WHAT THE EXERCISE ASKS: Every line below that mentions the word "bufs" should be copied out.

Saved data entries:
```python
_SIGS = {
    "dt_last_error": (C.c_char_p, []),
    "dt_version": (C.c_char_p, []),
    "dt_device_count": (ci, []),
    "dt_set_flow_impl": (ci, [ci]),
    "dt_debug_set": (ci, [ci, ci]),
# ... 76 lines not shown
    "dt_gfi_area": (ci, [c_f32p, c_i64p, i64, f64, f64, f64, ci, c_f32p]),
    "dt_gfi": (ci, [c_f32p, c_i64p, c_i64p, i64, f64, f64, f64, c_f32p]),
    "dt_lnhlh": (ci, [c_f32p, c_i64p, i64, f64, f64, f64, c_f32p]),
    "dt_downslope": (ci, [c_f32p, c_u8p, i64, i64, f64, f64, ci, c_f32p]),
    "dt_slope_f64": (ci, [c_f64p, i64, i64, f64, c_f32p]),
    "dt_hand_f64": (ci, [c_f64p, c_i64p, i64, c_f64p]),
    "dt_downslope_f64": (ci, [c_f64p, c_u8p, i64, i64, f64, f64, ci, c_f32p]),
    "dt_gfi_f64h": (ci, [c_f64p, c_i64p, c_i64p, i64, f64, f64, f64, ci, c_f32p]),
    "dt_d8_f64": (ci, [c_f64p, i64, i64, f64, c_u8p, c_f32p]),
    "dt_confusion_multi": (ci, [c_f64p, c_i8p, i64, f64, c_f64p, ci, ci, c_i64p]),
    "dt_threshold_hist": (ci, [c_f64p, c_i8p, i64, f64, c_f64p, ci, ci, c_i64p]),
    "dt_synth_dem": (ci, [u32, i64, i64, i64, i64, i64, i64, ci, c_f32p]),
    "dt_dev_malloc": (ci, [vp, i64, C.POINTER(vp)]),
    "dt_dev_free": (ci, [vp, vp]),
    "dt_dev_h2d": (ci, [vp, vp, vp, i64]),
    "dt_dev_d2h": (ci, [vp, vp, vp, i64]),
    "dt_dev_d2h_async": (ci, [vp, vp, vp, i64]),
    "dt_dev_synth_dem": (ci, [vp, u32, i64, i64, i64, i64, i64, i64, ci, vp]),
    "dt_dev_slope_d8": (ci, [vp, vp, i64, i64, f64, vp, vp, vp]),
    "dt_dev_slope_twi": (ci, [vp, vp, vp, i64, i64, f64, f64, vp, vp, vp, vp]),
    "dt_dev_flowacc": (ci, [vp, vp, vp, i64, i64, vp]),
    "dt_dev_flowacc_weighted": (ci, [vp, vp, vp, vp, i64, i64, ci, vp]),
    "dt_dev_stream_order": (ci, [vp, vp, vp, i64, i64, vp, vp, vp]),
    "dt_dev_drainage": (ci, [vp, vp, vp, vp, i64, i64, f64, vp, vp, vp]),
    "dt_dev_upslope_length": (ci, [vp, vp, vp, i64, i64, f64, vp]),
    "dt_dev_flowpath_upslope": (ci, [vp, vp, vp, vp, i64, i64, ci, vp, vp]),
    "dt_dev_flowpath_downstream": (ci, [vp, vp, vp, vp, vp, i64, i64, ci, vp, vp]),
    "dt_dev_carve_blend": (ci, [vp, vp, vp, vp, i64, i64, f64, vp]),
    "dt_dev_flowpath_downstream_sum": (ci, [vp, vp, vp, vp, vp, i64, i64, ci, vp]),
    "dt_dev_flowpath_upslope_longest": (ci, [vp, vp, vp, vp, i64, i64, ci, vp]),
    "dt_dev_dinf_direction": (ci, [vp, vp, vp, i64, i64, f64, vp, vp]),
    "dt_dev_dinf_accumulate": (ci, [vp, vp, vp, i64, i64, ci, ci, vp]),
    "dt_dev_dinf_accumulate_info": (ci, [vp, c_i64p]),
    "dt_dev_mfd_shares": (ci, [vp, vp, vp, i64, i64, f64, ci, vp]),
    "dt_dev_mfd_accumulate": (ci, [vp, vp, vp, i64, i64, ci, ci, vp]),
    "dt_dev_mfd_accumulate_info": (ci, [vp, c_i64p]),
    "dt_dev_mfd_route": (ci, [vp, vp, vp, vp, i64, i64, ci, ci, ci] + [vp] * 4),
    "dt_dev_dinf_route": (ci, [vp, vp, vp, vp, i64, i64, ci, ci, ci] + [vp] * 4),
    "dt_dev_cost_distance": (ci, [vp, vp, vp, i64, i64, f64, ci, ci, ci, vp, vp, vp]),
    "dt_dev_wetness_suction": (ci, [vp, vp, i64, i64, f64, f64, f64, f64, vp]),
    "dt_dev_wetness_modified_area": (ci, [vp, vp, vp, i64, i64, ci, ci, vp]),
    "dt_dev_wetness_index": (ci, [vp, vp, vp, i64, i64, f64, f64, vp]),
    "dt_dev_resample": (ci, [vp, vp, ci, i64, i64, c_f64p, ci, i64, C.c_uint64, vp, i64, i64]),
    "dt_dev_morph_reconstruct": (ci, [vp, ci, ci, ci, vp, vp, vp, f64, ci, i64, i64, ci, ci, vp, vp]),
    "dt_dev_harmonic": (ci, [vp, vp, vp, vp, i64, i64, f64, ci, vp, vp]),
    "dt_dev_inundation": (ci, [vp, vp, vp, vp, i64, i64, c_f64p, ci, vp, vp, vp, ci, ci, i64, i64, vp, vp, vp, vp, vp,
                               vp]),
    "dt_dev_terrain": (ci, [vp, vp, i64, i64, f64, ci, f64, f64, f64] + [vp] * 8),
    "dt_dev_horizon": (ci, [vp, vp, i64, i64, f64, ci, ci, f64] + [vp] * 5),
    "dt_dev_focal": (ci, [vp, vp, i64, i64, f64, ci, c_i32p, ci] + [vp] * 6),
    "dt_dev_filter_extremes": (ci, [vp, vp, i64, i64, ci] + [vp] * 5),
    "dt_dev_filter_rank": (ci, [vp, vp, i64, i64, ci, c_u16p, ci, vp]),
    "dt_dev_filter_denoise": (ci, [vp, vp, i64, i64, f64, ci, f64, ci, f64, vp]),
    "dt_dev_mrvbf": (ci, [vp, vp, i64, i64, f64, f64, ci, f64, f64, c_f64p, vp, vp]),
    "dt_dev_percentile": (ci, [vp, vp, i64, i64, ci, vp, vp]),
    "dt_dev_coarsen": (ci, [vp, vp, i64, i64, f64, c_f64p, vp, vp]),
    "dt_dev_reach_catchments": (ci, [vp, vp, vp, ci, i64, i64, vp, vp, vp, i64, vp]),
    "dt_dev_reach_channels": (ci, [vp, vp, vp, i64, i64, i64, vp, vp, vp, vp, vp]),
    "dt_dev_reach_tables": (ci, [vp, vp, vp, ci, vp, i64, i64, c_f64p, ci, i64, ci, vp, vp, vp]),
    "dt_dev_inundate": (ci, [vp, vp, vp, ci, vp, i64, i64, i64, vp]),
    "dt_dev_zonal_compact": (ci, [vp, vp, ci, i64, i64, i64, vp, vp, i64, vp]),
    "dt_dev_zonal_tables": (ci, [vp, vp, vp, ci, i64, i64, i64, f64, ci, ci, f64, vp, vp, vp, vp, vp, vp]),
    "dt_dev_zonal_counts": (ci, [vp, vp, vp, ci, i64, i64, i64, c_f64p, ci, ci, f64, vp]),
    "dt_dev_zonal_paint": (ci, [vp, vp, ci, i64, vp, i64, i64, vp, vp]),
    "dt_dev_regions_label": (ci, [vp, vp, i64, i64, ci, vp, vp]),
    "dt_dev_regions_select": (ci, [vp, vp, vp, i64, i64, ci, i64, vp]),
# ... 232 lines not shown
```

### descriptools_amd/csrc/dt_capi.hip

```cpp
#include <cmath>
#include <stdarg.h>
#include <stdlib.h>

#include <sys/mman.h>
#include <atomic>
#include <chrono>
#include <mutex>
#include <system_error>
#include <thread>
#include <utility>
#include <vector>

#include "dt_common.h"
#include "dt_kernels.h"

static thread_local char g_err[512] = "";
void dt_set_error(const char *fmt, ...) {
  va_list ap;
  va_start(ap, fmt);
  vsnprintf(g_err, sizeof(g_err), fmt, ap);
  va_end(ap);
}
extern "C" const char *dt_last_error(void) { return g_err; }
extern "C" const char *dt_version(void) { return "descriptools_hip 0.1 (gfx950)"; }
// ... 1748 lines not shown
                                                      int32_t *acc32, int8_t *river, uint8_t *kind, int32_t *ref,
                                                      int32_t *nc, int32_t *nd, float *zr, int64_t *ar) {
  return dev_flowacc_finish_fh_local_w(c, win, fdr, dem, ext_perim, threshold, acc32, 0, river, kind, ref, nc, nd, zr, ar);
}
extern "C" int dt_dev_flowacc_finish_flowhand_local_w_a64(dt_ctx *c, const dt_window *win, const uint8_t *fdr,
                                                          const float *dem, const uint64_t *ext_perim,
                                                          int64_t threshold, int64_t *acc64, int8_t *river,
                                                          uint8_t *kind, int32_t *ref, int32_t *nc, int32_t *nd,
                                                          float *zr, int64_t *ar) {
  return dev_flowacc_finish_fh_local_w(c, win, fdr, dem, ext_perim, threshold, acc64, 1, river, kind, ref, nc, nd, zr, ar);
}
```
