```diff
@@ -474,11 +512,11 @@
     WVN_PROPAGATE(make_tmap_2d(&tc[2], a.vt, 2, a.npad, bh * 64, static_cast<uint64_t>(a.npad) * 2, BM, kSliceCols, 128));
   }
   switch (block_n) {
-    case 64: return dispatch_epi<64>(a, ta, tb, tc, stream);
-    case 128: return dispatch_epi<128>(a, ta, tb, tc, stream);
-    case 192: return dispatch_epi<192>(a, ta, tb, tc, stream);
-    case 224: return dispatch_epi<224>(a, ta, tb, tc, stream);
-    case 256: return dispatch_epi<256>(a, ta, tb, tc, stream);
+    case 64: return dispatch_sched<64>(a, ta, tb, tc, stream);
+    case 128: return dispatch_sched<128>(a, ta, tb, tc, stream);
+    case 192: return dispatch_sched<192>(a, ta, tb, tc, stream);
+    case 224: return dispatch_sched<224>(a, ta, tb, tc, stream);
+    case 256: return dispatch_sched<256>(a, ta, tb, tc, stream);
   }
   return set_error(WVN_ERR_INVALID, "gemm: unreachable");
 }
```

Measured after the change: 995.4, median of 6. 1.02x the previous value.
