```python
from .._debug import flag as _debug_flag
HIP_STAGING = _debug_flag("sp_staging", "hip") != "torch"
GROUP_STREAMS = _debug_flag("sp_group_streams", "1") != "0"
EMULATE_LINK_GBPS = float(_debug_flag("sp_emulate_link_gbps", "0") or 0)
FORCE_COLLECTIVES = __import__("os").environ.get("VORTA_SP_FORCE_COLLECTIVES", "0") == "1"
_WIRE = {}


def _wire_sleep(device, nbytes_per_link: float):
    idx = torch.device(device).index or 0
    w = _WIRE.get(idx)
    if w is None:
        st = torch.cuda.Stream(device=device)
        torch.cuda.synchronize(device)
# ... 461 lines not shown
                                  tail_first=self.rows_video, tail_len=self.T)
        shape, stride = (self.Hl, self.rows_total - (self.Hl - 1) * self.Sl, self.D), (self.Sl * self.D, self.D, 1)
        hv = lambda t: t[0].as_strided(shape, stride, t[0].storage_offset())
        vd = f8.v_descale if vwire is None else v_descale
        return hv(f8.q), hv(f8.k), hv(f8.v), vd, f8

    def i8_operands(self) -> "ops.I8Operands":
        dev = self.device
        return ops.I8Operands(torch.zeros((1, self.rows_total, self.D), dtype=torch.int8, device=dev),
                              torch.zeros((1, self.rows_total), dtype=torch.float32, device=dev),
                              torch.zeros((self.Hl, 2, self.D), dtype=torch.float32, device=dev),
                              torch.ones((self.Hl,), dtype=torch.float32, device=dev),
                              torch.zeros(2 * self.Hl * self.D + self.Hl, dtype=torch.float32, device=dev))

    def i8_views(self, bufs: Sequence[torch.Tensor], out: "ops.I8Operands"):
        ops.i8_quantize_k(bufs[0].view(1, self.rows_total, self.D), bufs[1].view(1, self.rows_total, self.D), out=out,
                          heads=self.Hl, seg_len=self.Sl, tail_first=self.rows_video, tail_len=self.T)
        rows = self.rows_total - (self.Hl - 1) * self.Sl
        k8 = out.k8[0].as_strided((self.Hl, rows, self.D), (self.Sl * self.D, self.D, 1), out.k8[0].storage_offset())
        kb = out.k_bias[0].as_strided((self.Hl, rows), (self.Sl, 1), out.k_bias[0].storage_offset())
        return ops.I8Operands(k8, kb, out.q_prep, out.k_head_scale, out.ws)

    def group_operands(self, sg: "SlotGroup", parent, cache: dict):
        if sg.lay is self:
            return parent
        key = (id(parent), sg.row0, sg.lay.Hl)
        got = cache.get(key)
        if got is None:
            n, D, dev = sg.lay.Hl, self.D, self.device
            if isinstance(parent, ops.I8Operands):
                got = ops.I8Operands(sg.buffer(parent.k8), sg.buffer(parent.k_bias), parent.q_prep[sg.g0:sg.g1],
                                     parent.k_head_scale[sg.g0:sg.g1], torch.zeros(2 * n * D + n, dtype=torch.float32, device=dev))
# ... 490 lines not shown
```

Before: 27520.

## Fuse int8 K quantization and fp8 V quantization into shared kernel launches

Result: no change. 27520 (-0.0%).

```diff
diff --git a/include/vorta_hip.h b/include/vorta_hip.h
--- a/include/vorta_hip.h
+++ b/include/vorta_hip.h
@@ -155,6 +155,8 @@
 
 int vorta_i8_quantize_k(const vorta_i8_quant_args* args, void* hip_stream);
 
+int vorta_i8pv_prepare_kv(const vorta_i8_quant_args* k_args, const vorta_fp8_v_args* v_args, void* hip_stream);
+
 int vorta_i8_tail_flags(const vorta_tensor* k8, int32_t heads, int32_t n_tokens, const int32_t* row_map, float min_rms, int32_t* flags,
                         void* hip_stream);
 int vorta_split_heads(const int32_t* head_list, const int32_t* n_heads_dev, int32_t n_heads, const int32_t* flags,
diff --git a/vorta_amd/_C.py b/vorta_amd/_C.py
--- a/vorta_amd/_C.py
+++ b/vorta_amd/_C.py
@@ -174,6 +174,7 @@
     "vorta_attn_fwd_fp8": (C.c_int, [C.POINTER(AttnArgs), C.POINTER(AttnFp8Ext), _vp]),
     "vorta_attn_fwd_batch_fp8": (C.c_int, [C.POINTER(AttnArgs), C.POINTER(AttnFp8Ext), _i32, _vp]),
     "vorta_i8_quantize_k": (C.c_int, [C.POINTER(I8QuantArgs), _vp]),
+    "vorta_i8pv_prepare_kv": (C.c_int, [C.POINTER(I8QuantArgs), C.POINTER(Fp8VArgs), _vp]),
     "vorta_i8_tail_flags": (C.c_int, [C.POINTER(Tensor), _i32, _i32, _vp, C.c_float, _vp, _vp]),
     "vorta_split_heads": (C.c_int, [_vp, _vp, _i32, _vp, _vp, _vp, _vp, _vp]),
     "vorta_attn_fwd_i8": (C.c_int, [C.POINTER(AttnArgs), C.POINTER(AttnI8Ext), _vp]),
diff --git a/vorta_amd/build.py b/vorta_amd/build.py
--- a/vorta_amd/build.py
+++ b/vorta_amd/build.py
@@ -25,7 +25,8 @@
                          "libvorta_hip.so itself")
     lib = LIB if not suffix else os.path.join(CSRC, f"libvorta_hip{suffix}.so")
     deps = [os.path.join(CSRC, "common.h"), os.path.join(CSRC, "attn_common.h"), os.path.join(CSRC, "attn_fwd_fp8_diag.inc"),
-            os.path.join(CSRC, "attn_fwd_i8_diag.inc"), os.path.join(CSRC, "attn_fwd_diag.inc"), os.path.join(INCLUDE, "vorta_hip.h")]
+            os.path.join(CSRC, "attn_fwd_i8_diag.inc"), os.path.join(CSRC, "attn_fwd_diag.inc"), os.path.join(CSRC, "fp8_v_rows.h"),
+            os.path.join(INCLUDE, "vorta_hip.h")]
     if extra:
         extra = extra + ['-DVORTA_VARIANT_FLAGS="%s"' % " ".join(extra).replace('"', "'")]
     objs = []
diff --git a/vorta_amd/csrc/fp8_quant.hip b/vorta_amd/csrc/fp8_quant.hip
--- a/vorta_amd/csrc/fp8_quant.hip
+++ b/vorta_amd/csrc/fp8_quant.hip
@@ -3,12 +3,11 @@
 
 #include "vorta_hip.h"
 #include "common.h"
+#include "fp8_v_rows.h"
 
 namespace {
 
 constexpr int D = 128;
-constexpr float V_TARGET = 240.f;
-constexpr float E4M3_MAX = 448.f;
 constexpr int MEAN_SAMPLES = 1024;
 constexpr int SAMPLE_CHUNKS = 8;
 constexpr int MEAN_BLOCKS = SAMPLE_CHUNKS + 1;
@@ -240,7 +239,6 @@
   p.v_descale[h * D + d] = mv / V_TARGET;
 }
 
-__device__ __forceinline__ float clamp448(float x) { return __builtin_amdgcn_fmed3f(x, -E4M3_MAX, E4M3_MAX); }
 
 template <typename T>
 __global__ __launch_bounds__(256) void fp8_convert_kernel(const QParams p) {
@@ -435,102 +433,14 @@
 
 namespace {
 
-struct VParams {
-  const char* x; int64_t x_sh, x_ss;
-  char* y; int64_t y_sh, y_ss;
-  int heads, n_tokens, rows_per_block, per_head;
-  const int32_t* src_map;
-  float* amax; float* v_descale;
-};
-
 template <typename T>
 __global__ __launch_bounds__(256) void fp8_v_absmax_kernel(const VParams p) {
-  typedef __attribute__((ext_vector_type(8))) T T8;
-  const int h = blockIdx.y;
-  const int r0 = blockIdx.x * p.rows_per_block, r1 = min(r0 + p.rows_per_block, p.n_tokens);
-  const int t = threadIdx.x, cc = t & 15, rl = t >> 4;
-  const char* base = p.x + (int64_t)h * p.x_sh + cc * 16;
-  float m[8];
-#pragma unroll
-  for (int i = 0; i < 8; ++i) m[i] = 0.f;
-  for (int r = r0 + rl; r < r1; r += 16) {
-    const T8 v = *(const T8*)(base + (int64_t)r * p.x_ss);
-#pragma unroll
-    for (int i = 0; i < 8; ++i) m[i] = fmaxf(m[i], fabsf(to_f(v[i])));
-  }
-  __shared__ float red[16][D + 1];
-#pragma unroll
-  for (int i = 0; i < 8; ++i) red[rl][cc * 8 + i] = m[i];
-  __syncthreads();
-  if (t < D) {
-    float cm = 0.f;
-#pragma unroll
-    for (int j = 0; j < 16; ++j) cm = fmaxf(cm, red[j][t]);
-    atomicMax((unsigned*)p.amax + h * D + t, __float_as_uint(cm));
-  }
+  v_absmax_rows<T>(p, blockIdx.y, blockIdx.x);
 }
 
 template <typename T>
 __global__ __launch_bounds__(256) void fp8_v_convert_kernel(const VParams p) {
-  typedef __attribute__((ext_vector_type(8))) T T8;
-  const int h = blockIdx.y, hs = p.src_map ? p.src_map[h] : h;
-  const int r0 = blockIdx.x * p.rows_per_block, r1 = min(r0 + p.rows_per_block, p.n_tokens);
-  const int t = threadIdx.x, cc = t & 7, rl = t >> 3;
-  float mul[16];
-  float ph = 0.f;
-  if (p.per_head) {
-    for (int d = 0; d < D; ++d) ph = fmaxf(ph, p.amax[hs * D + d]);
-  }
-#pragma unroll
-  for (int i = 0; i < 16; ++i) {
-    const float mv = p.per_head ? ph : p.amax[hs * D + cc * 16 + i];
-    mul[i] = mv > 0.f ? V_TARGET / mv : 0.f;
-  }
-  if (p.v_descale && blockIdx.x == 0 && t < D) {
-    const float mv = p.per_head ? ph : p.amax[hs * D + t];
-    p.v_descale[h * D + t] = mv / V_TARGET;
-  }
-  const char* src = p.x + (int64_t)hs * p.x_sh + cc * 32;
-  char* dst = p.y + (int64_t)h * p.y_sh + cc * 16;
-  for (int r = r0 + rl; r < r1; r += 32) {
-    const T8 a = *(const T8*)(src + (int64_t)r * p.x_ss);
-    const T8 b = *(const T8*)(src + (int64_t)r * p.x_ss + 16);
-    float f[16];
-#pragma unroll
-    for (int i = 0; i < 8; ++i) {
-      f[i] = clamp448(to_f(a[i]) * mul[i]);
-      f[8 + i] = clamp448(to_f(b[i]) * mul[8 + i]);
-    }
-    u32x4 o;
-#pragma unroll
-    for (int w = 0; w < 4; ++w) {
-      int lo = __builtin_amdgcn_cvt_pk_fp8_f32(f[4 * w], f[4 * w + 1], 0, false);
-      o[w] = (uint32_t)__builtin_amdgcn_cvt_pk_fp8_f32(f[4 * w + 2], f[4 * w + 3], lo, true);
-    }
-    *(u32x4*)(dst + (int64_t)r * p.y_ss) = o;
-  }
-}
-
-int v_params(const vorta_fp8_v_args* a, bool convert, VParams& p) {
-  if (!a || a->struct_size != sizeof(vorta_fp8_v_args)) return VORTA_EINVAL;
-  if (a->dtype != VORTA_BF16 && a->dtype != VORTA_FP16) return VORTA_EUNSUPPORTED;
-  if (a->head_dim != D) return VORTA_EUNSUPPORTED;
-  if (a->heads < 0 || a->n_tokens < 0) return VORTA_EINVAL;
-  if (a->heads == 0 || a->n_tokens == 0) return 1;
-  if (!a->amax || !a->v.ptr || ((uintptr_t)a->v.ptr & 15) || (a->v.stride_s % 8) || (a->v.stride_h % 8) || a->v.stride_s < D)
-    return VORTA_EINVAL;
-  p.x = (const char*)a->v.ptr; p.x_sh = a->v.stride_h * 2; p.x_ss = a->v.stride_s * 2;
-  if (convert) {
-    if (!a->v8.ptr || ((uintptr_t)a->v8.ptr & 15) || (a->v8.stride_s % 16) || (a->v8.stride_h % 16) || a->v8.stride_s < D)
-      return VORTA_EINVAL;
-    p.y = (char*)a->v8.ptr; p.y_sh = a->v8.stride_h; p.y_ss = a->v8.stride_s;
-  }
-  p.heads = a->heads; p.n_tokens = a->n_tokens;
-  p.rows_per_block = 1024;
-  p.per_head = a->flags & 1;
-  p.src_map = convert ? a->src_map : nullptr;
-  p.amax = a->amax; p.v_descale = convert ? a->v_descale : nullptr;
-  return VORTA_OK;
+  v_convert_rows<T>(p, blockIdx.y, blockIdx.x);
 }
 
 }
diff --git a/vorta_amd/csrc/fp8_v_rows.h b/vorta_amd/csrc/fp8_v_rows.h
--- /dev/null
+++ b/vorta_amd/csrc/fp8_v_rows.h
@@ -0,0 +1,113 @@
+#pragma once
+#include <hip/hip_runtime.h>
+#include <stdint.h>
+
+#include "vorta_hip.h"
+#include "common.h"
+
+namespace {
+
+constexpr int V_D = 128;
+constexpr float V_TARGET = 240.f;
+constexpr float E4M3_MAX = 448.f;
+
+__device__ __forceinline__ float clamp448(float x) { return __builtin_amdgcn_fmed3f(x, -E4M3_MAX, E4M3_MAX); }
+
+struct VParams {
+  const char* x; int64_t x_sh, x_ss;
+  char* y; int64_t y_sh, y_ss;
+  int heads, n_tokens, rows_per_block, per_head;
+  const int32_t* src_map;
+  float* amax; float* v_descale;
+};
+
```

RESPONSE AREA:
    def i8_views(self, bufs: Sequence[torch.Tensor], out: "ops.I8Operands"):
        ops.i8_quantize_k(bufs[0].view(1, self.rows_total, self.D), bufs[1].view(1, self.rows_total, self.D), out=out,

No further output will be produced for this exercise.